# szhan227/text2protein

Measured on AMD Instinct MI355X. Metric: 6D backbone samples/sec (128-res, 1000-step), higher is better.
Workload: dtype f16; 1 GPU; cfg2: test_config.yml L=128 N=1000 chains/GPU=32 C=5 text_tokens=512 condition=none; step = 1 PC step (2 score evals + SDE updates); sample = 1000 PC steps; finite=True

## Files before the change

### text2protein_amd/csrc/attention.hip

```cpp
#include "t2p_kernels.h"

namespace t2p {

typedef float f32x16 __attribute__((ext_vector_type(16)));
typedef __bf16 bf16x8_t __attribute__((ext_vector_type(8)));
typedef _Float16 f16x8_t __attribute__((ext_vector_type(8)));

template <typename TC> struct AMma;
template <> struct AMma<bf16_t> {
  __device__ static inline void run(const uint4& a, const uint4& b, f32x16& c) {
    c = __builtin_amdgcn_mfma_f32_32x32x16_bf16(__builtin_bit_cast(bf16x8_t, a), __builtin_bit_cast(bf16x8_t, b), c, 0, 0, 0);
  }
};
template <> struct AMma<f16_t> {
  __device__ static inline void run(const uint4& a, const uint4& b, f32x16& c) {
    c = __builtin_amdgcn_mfma_f32_32x32x16_f16(__builtin_bit_cast(f16x8_t, a), __builtin_bit_cast(f16x8_t, b), c, 0, 0, 0);
  }
};

template <typename TC> __device__ inline uint32_t pack2(float a, float b);
template <> __device__ inline uint32_t pack2<bf16_t>(float a, float b) {
  return (uint32_t)f32_to_bf16_bits(a) | ((uint32_t)f32_to_bf16_bits(b) << 16);
}
template <> __device__ inline uint32_t pack2<f16_t>(float a, float b) {
// ... 181 lines not shown
  }

  const int qrow = q0 + lr;
  if (qrow < a.nq) {
    const float inv = 1.f / l;
    TC* orow = (TC*)a.out + (long)b * a.so_b + (long)qrow * a.ldo + (long)head * D;
#pragma unroll
    for (int tt = 0; tt < NT; ++tt)
#pragma unroll
      for (int g = 0; g < 4; ++g) {
        const int dv = tt * 32 + 8 * g + 4 * lh;
        uint2 u;
        u.x = pack2<TC>(o[tt][4 * g + 0] * inv, o[tt][4 * g + 1] * inv);
        u.y = pack2<TC>(o[tt][4 * g + 2] * inv, o[tt][4 * g + 3] * inv);
        *(uint2*)(orow + dv) = u;
      }
  }
}

template <typename TC, int D, bool VROW>
static int launch_flash_t(const FlashArgs& a, int B, int heads, hipStream_t s) {
  constexpr int smem = 2 * (64 * (D * 2 + 16) + (VROW ? 64 * (D == 32 ? 64 : (D == 64 ? 192 : 320)) : D * (64 * 2 + 8)));
  auto kern = attn_flash_kernel<TC, D, VROW>;
  T2P_TRY(ensure_dynamic_lds((const void*)kern, smem));
  dim3 grid((a.nq + 127) / 128, heads, B);
  hipEvent_t e0 = nullptr, e1 = nullptr;
  if (prof_on()) {
    T2P_HIP_CHECK(hipEventCreate(&e0));
    T2P_HIP_CHECK(hipEventCreate(&e1));
    T2P_HIP_CHECK(hipEventRecord(e0, s));
  }
  hipLaunchKernelGGL(kern, grid, dim3(256), smem, s, a);
  if (e0) {
    T2P_HIP_CHECK(hipEventRecord(e1, s));
    prof_attention(e0, e1, 4.0 * (double)a.nq * a.nk * D * heads * B);
  }
  T2P_HIP_CHECK(hipGetLastError());
  return T2P_OK;
}


struct StripArgs {
  const void* q; long ldq; long sq_b;
  const void* k; long ldk; long sk_b;
  const void* vt; long ldvt; long svt_b;
  void* out; long ldo; long so_b;
  int n;
  float scale_log2e;
  int ep, out_f32, r_lowp;
  const float* bias;
  const void* res; long ldr;
  float alpha;
  float* col_stats;
};

template <typename TC, int D, int NKT, bool FM = false>
__global__ __launch_bounds__(512) void attn_strip_kernel(const StripArgs a) {
  constexpr int QRS = D * 2 + 16;
  constexpr int KW = NKT * 32;
  constexpr int PRS = KW * 8 * 2 + 16;
  constexpr int CT = D / 256;
  constexpr int REGION = (64 * QRS > 64 * PRS) ? 64 * QRS : 64 * PRS;
  extern __shared__ __attribute__((aligned(16))) unsigned char smem[];
  float* st_max = (float*)(smem + REGION);
  float* st_sum = st_max + 8 * 64;

  const int tid = threadIdx.x, lane = tid & 63, wave = __builtin_amdgcn_readfirstlane(tid >> 6);
  const int lr = lane & 31, lh = lane >> 5;
  const int lid = xcd_logical_id((int)(blockIdx.x + gridDim.x * blockIdx.y), (int)(gridDim.x * gridDim.y));
  const int strip = lid % (int)gridDim.x, b = lid / (int)gridDim.x;
  const int q0 = strip * 64, n = a.n;
  const TC* Q = (const TC*)a.q + (long)b * a.sq_b;
  const TC* K = (const TC*)a.k + (long)b * a.sk_b;
  const TC* VT = (const TC*)a.vt + (long)b * a.svt_b;

  for (int i = tid; i < 64 * (D / 8); i += 512) {
    const int row = i / (D / 8), ch = i - row * (D / 8);
    uint4 v = make_uint4(0, 0, 0, 0);
    if (q0 + row < n) v = *(const uint4*)(Q + (long)(q0 + row) * a.ldq + ch * 8);
    *(uint4*)(smem + row * QRS + ch * 16) = v;
  }
  __syncthreads();

  const int key_w = wave * KW;
  const bool w_active = key_w < n;
  f32x16 sacc[NKT][2];
#pragma unroll
  for (int kt = 0; kt < NKT; ++kt)
#pragma unroll
    for (int qt = 0; qt < 2; ++qt)
#pragma unroll
      for (int v = 0; v < 16; ++v) sacc[kt][qt][v] = 0.f;
  if (w_active) {
    const TC* krow[NKT];
#pragma unroll
    for (int kt = 0; kt < NKT; ++kt) {
      int key = key_w + kt * 32 + lr;
      key = key < n ? key : n - 1;
      krow[kt] = K + (long)key * a.ldk + 16 * lh;
    }
#if defined(STRIP_FM_TIMING)
#define KLD(kt, S, j) (*(const uint4*)(K + ((((long)(key_w / 32 + (kt)) * (D / 32) + (S)) * 2 + (j)) * 64 + lane) * 8))
#else
#define KLD(kt, S, j) (FM ? *(const uint4*)(K + ((((long)(key_w / 32 + (kt)) * (D / 32) + (S)) * 2 + (j)) * 64 + lane) * 8) \
                          : *(const uint4*)(krow[kt] + 32 * (S) + 8 * (j)))
#endif
    const unsigned char* qb0 = smem + lr * QRS + 32 * lh;
    uint4 ka0[NKT][2], ka1[NKT][2];
#pragma unroll
    for (int kt = 0; kt < NKT; ++kt) {
      ka0[kt][0] = KLD(kt, 0, 0);
      ka0[kt][1] = KLD(kt, 0, 1);
    }
    auto sstep = [&](const uint4 (&ka)[NKT][2], int S) {
      uint4 qf[2][2];
#pragma unroll
      for (int qt = 0; qt < 2; ++qt)
#pragma unroll
        for (int j = 0; j < 2; ++j) qf[qt][j] = *(const uint4*)(qb0 + qt * 32 * QRS + S * 64 + j * 16);
#pragma unroll
      for (int kt = 0; kt < NKT; ++kt)
#pragma unroll
        for (int j = 0; j < 2; ++j)
#pragma unroll
          for (int qt = 0; qt < 2; ++qt) AMma<TC>::run(ka[kt][j], qf[qt][j], sacc[kt][qt]);
    };
    for (int S = 0; S < D / 32; S += 2) {
#pragma unroll
      for (int kt = 0; kt < NKT; ++kt) {
        ka1[kt][0] = KLD(kt, S + 1, 0);
        ka1[kt][1] = KLD(kt, S + 1, 1);
      }
      sstep(ka0, S);
      if (S + 2 < D / 32) {
#pragma unroll
        for (int kt = 0; kt < NKT; ++kt) {
          ka0[kt][0] = KLD(kt, S + 2, 0);
          ka0[kt][1] = KLD(kt, S + 2, 1);
        }
      }
      sstep(ka1, S + 1);
    }
  }

  float mloc[2] = {-INFINITY, -INFINITY};
  if (w_active) {
#pragma unroll
    for (int kt = 0; kt < NKT; ++kt) {
      const int kbase = key_w + kt * 32;
      if (kbase + 32 > n) {
#pragma unroll
        for (int v = 0; v < 16; ++v)
          if (kbase + (v & 3) + 8 * (v >> 2) + 4 * lh >= n) { sacc[kt][0][v] = -INFINITY; sacc[kt][1][v] = -INFINITY; }
      }
#pragma unroll
      for (int qt = 0; qt < 2; ++qt)
#pragma unroll
        for (int v = 0; v < 16; ++v) mloc[qt] = fmaxf(mloc[qt], sacc[kt][qt][v]);
    }
  }
#pragma unroll
  for (int qt = 0; qt < 2; ++qt) {
    mloc[qt] = fmaxf(mloc[qt], __shfl_xor(mloc[qt], 32, 64));
    if (lh == 0) st_max[wave * 64 + qt * 32 + lr] = mloc[qt];
  }
  __syncthreads();
  float mq[2], lsum[2] = {0.f, 0.f};
#pragma unroll
  for (int qt = 0; qt < 2; ++qt) {
    float m = st_max[qt * 32 + lr];
#pragma unroll
    for (int w = 1; w < 8; ++w) m = fmaxf(m, st_max[w * 64 + qt * 32 + lr]);
    mq[qt] = m * a.scale_log2e;
  }
  if (w_active) {
#pragma unroll
    for (int kt = 0; kt < NKT; ++kt)
#pragma unroll
      for (int qt = 0; qt < 2; ++qt) {
        unsigned char* prow = smem + (qt * 32 + lr) * PRS + (key_w + kt * 32 + 4 * lh) * 2;
#pragma unroll
        for (int g = 0; g < 4; ++g) {
          float e[4];
#pragma unroll
          for (int i = 0; i < 4; ++i) {
            e[i] = __builtin_amdgcn_exp2f(fmaf(sacc[kt][qt][4 * g + i], a.scale_log2e, -mq[qt]));
            lsum[qt] += e[i];
          }
          *(uint2*)(prow + 16 * g) = make_uint2(pack2<TC>(e[0], e[1]), pack2<TC>(e[2], e[3]));
        }
      }
  }
#pragma unroll
  for (int qt = 0; qt < 2; ++qt) {
    lsum[qt] += __shfl_xor(lsum[qt], 32, 64);
    if (lh == 0) st_sum[wave * 64 + qt * 32 + lr] = lsum[qt];
  }
  __syncthreads();
  float inv[2];
#pragma unroll
  for (int qt = 0; qt < 2; ++qt) {
    float l = st_sum[qt * 32 + lr];
#pragma unroll
    for (int w = 1; w < 8; ++w) l += st_sum[w * 64 + qt * 32 + lr];
    inv[qt] = 1.f / l;
  }

  f32x16 oacc[CT][2];
#pragma unroll
  for (int t = 0; t < CT; ++t)
#pragma unroll
    for (int qt = 0; qt < 2; ++qt)
#pragma unroll
      for (int v = 0; v < 16; ++v) oacc[t][qt][v] = 0.f;
  const int ch_w = wave * (D / 8);
  const TC* vrow[CT];
#pragma unroll
  for (int t = 0; t < CT; ++t) vrow[t] = VT + (long)(ch_w + t * 32 + lr) * a.ldvt + 16 * lh;
  const int nss = (n + 31) >> 5;
  auto vload = [&](int t, int S, int j) -> uint4 {
    const int key = 32 * S + 16 * lh + 8 * j;
#ifdef STRIP_FM_TIMING
    return key < n ? *(const uint4*)(VT + ((((long)(ch_w / 32 + t) * ((n + 31) >> 5) + S) * 2 + j) * 64 + lane) * 8) : make_uint4(0, 0, 0, 0);
#else
    if constexpr (FM) return *(const uint4*)(VT + ((((long)(ch_w / 32 + t) * (n >> 5) + S) * 2 + j) * 64 + lane) * 8);
    return key < n ? *(const uint4*)(vrow[t] + 32 * S + 8 * j) : make_uint4(0, 0, 0, 0);
#endif
  };
  uint4 va0[CT][2], va1[CT][2];
#pragma unroll
  for (int t = 0; t < CT; ++t) { va0[t][0] = vload(t, 0, 0); va0[t][1] = vload(t, 0, 1); }
  const unsigned char* pb0 = smem + lr * PRS + 32 * lh;
  auto pstep = [&](const uint4 (&va)[CT][2], int S) {
    uint4 pf[2][2];
#pragma unroll
    for (int qt = 0; qt < 2; ++qt)
#pragma unroll
      for (int j = 0; j < 2; ++j) pf[qt][j] = *(const uint4*)(pb0 + qt * 32 * PRS + S * 64 + j * 16);
#pragma unroll
    for (int t = 0; t < CT; ++t)
#pragma unroll
      for (int j = 0; j < 2; ++j)
#pragma unroll
        for (int qt = 0; qt < 2; ++qt) AMma<TC>::run(va[t][j], pf[qt][j], oacc[t][qt]);
  };
  for (int S = 0; S < nss; S += 2) {
    if (S + 1 < nss) {
#pragma unroll
      for (int t = 0; t < CT; ++t) { va1[t][0] = vload(t, S + 1, 0); va1[t][1] = vload(t, S + 1, 1); }
    }
    pstep(va0, S);
    if (S + 1 < nss) {
      if (S + 2 < nss) {
#pragma unroll
        for (int t = 0; t < CT; ++t) { va0[t][0] = vload(t, S + 2, 0); va0[t][1] = vload(t, S + 2, 1); }
      }
      pstep(va1, S + 1);
    }
  }

  if (!a.ep) {
#pragma unroll
    for (int qt = 0; qt < 2; ++qt) {
      const int qrow = q0 + qt * 32 + lr;
      if (qrow < n) {
        TC* orow = (TC*)a.out + (long)b * a.so_b + (long)qrow * a.ldo + ch_w;
#pragma unroll
        for (int t = 0; t < CT; ++t)
#pragma unroll
          for (int g = 0; g < 4; ++g) {
            uint2 u;
            u.x = pack2<TC>(oacc[t][qt][4 * g + 0] * inv[qt], oacc[t][qt][4 * g + 1] * inv[qt]);
            u.y = pack2<TC>(oacc[t][qt][4 * g + 2] * inv[qt], oacc[t][qt][4 * g + 3] * inv[qt]);
            *(uint2*)(orow + t * 32 + 8 * g + 4 * lh) = u;
          }
      }
    }
    return;
  }
#pragma unroll
  for (int t = 0; t < CT; ++t)
#pragma unroll
    for (int g = 0; g < 4; ++g) {
      const int ch = ch_w + t * 32 + 8 * g + 4 * lh;
      const float4 bs = a.bias ? *(const float4*)(a.bias + ch) : make_float4(0.f, 0.f, 0.f, 0.f);
      float cs[4] = {0.f, 0.f, 0.f, 0.f}, cq[4] = {0.f, 0.f, 0.f, 0.f};
#pragma unroll
      for (int qt = 0; qt < 2; ++qt) {
        const int qrow = q0 + qt * 32 + lr;
        if (qrow < n) {
          const long ro = (long)b * n * a.ldr + (long)qrow * a.ldr + ch;
          float r0 = 0.f, r1 = 0.f, r2 = 0.f, r3 = 0.f;
          if (a.res) {
            if (a.r_lowp) {
              union { uint2 u; TC e[4]; } x;
              x.u = *(const uint2*)((const TC*)a.res + ro);
              r0 = to_f32(x.e[0]); r1 = to_f32(x.e[1]); r2 = to_f32(x.e[2]); r3 = to_f32(x.e[3]);
            } else {
              const float4 x = *(const float4*)((const float*)a.res + ro);
              r0 = x.x; r1 = x.y; r2 = x.z; r3 = x.w;
            }
          }
          const float v0 = (oacc[t][qt][4 * g + 0] * inv[qt] + bs.x + r0) * a.alpha, v1 = (oacc[t][qt][4 * g + 1] * inv[qt] + bs.y + r1) * a.alpha;
          const float v2 = (oacc[t][qt][4 * g + 2] * inv[qt] + bs.z + r2) * a.alpha, v3 = (oacc[t][qt][4 * g + 3] * inv[qt] + bs.w + r3) * a.alpha;
          cs[0] += v0; cs[1] += v1; cs[2] += v2; cs[3] += v3;
          cq[0] += v0 * v0; cq[1] += v1 * v1; cq[2] += v2 * v2; cq[3] += v3 * v3;
          const long oo = (long)b * a.so_b + (long)qrow * a.ldo + ch;
          if (a.out_f32) *(float4*)((float*)a.out + oo) = make_float4(v0, v1, v2, v3);
          else *(uint2*)((TC*)a.out + oo) = make_uint2(pack2<TC>(v0, v1), pack2<TC>(v2, v3));
        }
      }
      if (a.col_stats) {
#pragma unroll
        for (int i = 0; i < 4; ++i)
#pragma unroll
          for (int sh = 1; sh < 32; sh <<= 1) { cs[i] += __shfl_xor(cs[i], sh, 64); cq[i] += __shfl_xor(cq[i], sh, 64); }
        if (lr == 0) {
          float* dst = a.col_stats + ((long)(b * (n >> 6) + strip) * D + ch) * 2;
          *(float4*)dst = make_float4(cs[0], cq[0], cs[1], cq[1]);
          *(float4*)(dst + 4) = make_float4(cs[2], cq[2], cs[3], cq[3]);
        }
      }
    }
}

bool g_attn_strip = true;
bool attention_strip_eligible(int dtype, int heads, int nq, int nk, int d, long ldq, long ldk, long ldvt, long ldo) {
  if (!g_attn_strip || dtype == DT_F32 || heads != 1 || nq != nk) return false;
  if (d != 256 && d != 512 && d != 1024) return false;
  if (nk < 8 || nk > 1024 || nk % 8 != 0) return false;
  if (d == 1024 && nk > 512) return false;
  return ldq % 8 == 0 && ldk % 8 == 0 && ldvt % 8 == 0 && ldvt >= nk && ldo % 4 == 0;
}

template <typename TC, int D, int NKT, bool FM = false>
static int launch_strip_t(const StripArgs& a, int B, hipStream_t s) {
  constexpr int QB = 64 * (D * 2 + 16), PB = 64 * (NKT * 32 * 8 * 2 + 16);
  constexpr int smem = (QB > PB ? QB : PB) + 2 * 8 * 64 * 4;
  static_assert(smem <= 160 * 1024, "attn_strip: LDS budget");
  auto kern = attn_strip_kernel<TC, D, NKT, FM>;
  T2P_TRY(ensure_dynamic_lds((const void*)kern, smem));
  hipEvent_t e0 = nullptr, e1 = nullptr;
  if (prof_on()) {
    T2P_HIP_CHECK(hipEventCreate(&e0));
    T2P_HIP_CHECK(hipEventCreate(&e1));
    T2P_HIP_CHECK(hipEventRecord(e0, s));
  }
  hipLaunchKernelGGL(kern, dim3((a.n + 63) / 64, B), dim3(512), smem, s, a);
  if (e0) {
    T2P_HIP_CHECK(hipEventRecord(e1, s));
    prof_attention(e0, e1, 4.0 * (double)a.n * a.n * D * B);
  }
  T2P_HIP_CHECK(hipGetLastError());
  return T2P_OK;
}
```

- [Exercise requirements] Search the material for the string "StripArgs" and show every line that has it.

- [Task output]
struct StripArgs {
__global__ __launch_bounds__(512) void attn_strip_kernel(const StripArgs a) {
static int launch_strip_t(const StripArgs& a, int B, hipStream_t s) {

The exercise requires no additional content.